But if I show you, and you immediately see the huge impact, you will be convinced to act.

So look at Jamaica’s growing and huge annual balance of trade (due to fuel imports) since 1980 at this link using the World Bank’s figures:

(Set the drop-down box to show "from 1980").

This one - - has many graphs and is better for visuals, but its figures are slightly inaccurate.

It reported total imports in 2014 of $5.8 billion, in our approximately $14 billion-economy. The three types of reported fuels then appeared to show US$ 1.9 billion in imports, which was approximately 1/3 of all imports. Fuel for industry seems to be not included. The top imports were refined petroleum (US$1.2B), crude petroleum (US$598M), cars (US$165M), packaged medicaments (US$121M) and petroleum gas (US$99M). The reported 2014 trade gap was $4.39 billion.

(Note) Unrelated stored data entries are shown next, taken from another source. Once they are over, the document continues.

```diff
 template <int OPA, int OPB, int TM, int TN, bool GUARD>
 __device__ __forceinline__ void gemm_mainloop(const GemmArgs& p, const double* __restrict__ Ag, const double* __restrict__ Bg,
                                               double* smem, int m0, int n0, int kt0, int kt1, int tid,
@@ -608,7 +814,7 @@
     const size_t stepB = (OPB == OP_KMAJOR) ? (size_t)BK * 8 : (size_t)BK * p.ldb * 8;
     char* bC = reinterpret_cast<char*>(Cg) + ((size_t)m0 * p.ldc + n0) * 8;
     const size_t row4 = (size_t)p.ldc * 32;
-    constexpr int PD = (TM == 128) ? 1 : FFGP_PD_SMALL;
+    [[maybe_unused]] constexpr int PD = (TM == 128) ? 1 : FFGP_PD_SMALL;
     unsigned voffA[Geo<TM>::NLD], voffB[Geo<TN>::NLD];
     lane_byte_offsets<OPA, TM>(p.lda, tid, voffA);
     lane_byte_offsets<OPB, TN>(p.ldb, tid, voffB);
@@ -626,6 +832,12 @@
         gemm_tile_fast128<OPA, OPB, true>(bA, bB, stepA, stepB, bC, row4, voffC, p.beta != 0.0, smem, kt1 - kt0, tid, voffA, voffB, offA, offB, bid);
       else
         gemm_tile_fast128<OPA, OPB, false>(bA, bB, stepA, stepB, bC, row4, voffC, p.beta != 0.0, smem, kt1 - kt0, tid, voffA, voffB, offA, offB, bid);
+    } else if constexpr (TM == TN && (TM == 64 || TM == 32) && OPA == OP_KMAJOR && OPB == OP_KMAJOR) {
+      constexpr int S = gemm_stages<OPA, OPB, TM, TN>();
+      if (p.alpha < 0.0)
+        gemm_tile_ring<TM, true, S>(bA, bB, bC, row4, voffC, p.beta != 0.0, smem, kt1 - kt0, tid, voffA, voffB, offA, offB, bid);
+      else
+        gemm_tile_ring<TM, false, S>(bA, bB, bC, row4, voffC, p.beta != 0.0, smem, kt1 - kt0, tid, voffA, voffB, offA, offB, bid);
     } else if (p.alpha < 0.0)
       gemm_tile_fast<OPA, OPB, TM, TN, true, PD>(bA, bB, stepA, stepB, bC, row4, voffC, p.beta != 0.0, smem, kt1 - kt0, tid, voffA,
                                              voffB, offA, offB, bid);
@@ -826,7 +1038,7 @@
 
 template <int OPA, int OPB, int MODE, int TAG, int TM, int TN>
 __global__ __launch_bounds__(256, 2) void ffgp_gemm_f64(GemmArgs p) {
-  __shared__ __attribute__((aligned(16))) double smem[2 * (opbuf<OPA, TM>() + opbuf<OPB, TN>())];
+  __shared__ __attribute__((aligned(16))) double smem[gemm_stages<OPA, OPB, TM, TN>() * (opbuf<OPA, TM>() + opbuf<OPB, TN>())];
   const int tid = threadIdx.x;
   if (p.pub_word && tid == 0 && blockIdx.x == 0 && blockIdx.y == 0 && blockIdx.z == 0)
     __hip_atomic_store(p.pub_word, p.pub_val, __ATOMIC_RELAXED, __HIP_MEMORY_SCOPE_SYSTEM);
@@ -839,7 +1051,7 @@
 
 template <int OPA, int OPB, int MODE, int TAG, int TM, int TN>
 __global__ __launch_bounds__(256, 2) void ffgp_gemm_f64_rag(GemmRag q) {
-  __shared__ __attribute__((aligned(16))) double smem[2 * (opbuf<OPA, TM>() + opbuf<OPB, TN>())];
+  __shared__ __attribute__((aligned(16))) double smem[gemm_stages<OPA, OPB, TM, TN>() * (opbuf<OPA, TM>() + opbuf<OPB, TN>())];
   const int tid = threadIdx.x;
   const GemmRagMember& r = q.mem[blockIdx.y];
   if ((int)blockIdx.x >= r.grid) return;
diff --git a/fidelityfusion_amd/csrc/handle.hip b/fidelityfusion_amd/csrc/handle.hip
--- a/fidelityfusion_amd/csrc/handle.hip
+++ b/fidelityfusion_amd/csrc/handle.hip
@@ -201,8 +201,8 @@
   h->aux_prio = 1;
   h->nb_outer = 512;
   h->trsm128 = 1;
-  h->polite64_pad_kb = 60;
-  h->polite32_pad_kb = 46;
+  h->polite64_pad_kb = FFGP_POLITE64_LDS_KB - 16 * FFGP_RING64;
+  h->polite32_pad_kb = FFGP_POLITE32_LDS_KB - 8 * FFGP_RING32;
   h->ho_values = default_ho_values();
   h->ho_defer = 2;
   h->ho_gate = 1;
```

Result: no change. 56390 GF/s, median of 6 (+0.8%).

Oil prices have dropped from US$80 per barrel since then (2014), and our trade gap has shrunk a bit to some US$3.2 billion due virtually entirely to this fuel drop, but is still very high.

Yes, you got your analysis right. By eliminating oil imports, our annual trade gap of over US$3.2 billion would disappear and our Jamaican dollar would stop devaluing.

Now look also at our shrinking purchasing power per individual, also since 1980, relative to someone in the USA, at this link: (On the drop-down boxes to the left, scroll down and select "GDP per capita, constant dollars". Scroll down further and select "Jamaica". Scroll to the right and select "from 1980").

Yes, seeing is believing! - Jamaica has flat-lined since 1980. Relative to someone in the USA, we have dropped from a quarter to one-sixth in earnings; poorer by fully 50 per cent; in lock-step with our widening trade gap. Our new "retirement funds" approach to the funding of solar and wind, outlined in last Wednesday’s article, potentially reverses that phenomenon as well as the trade gap.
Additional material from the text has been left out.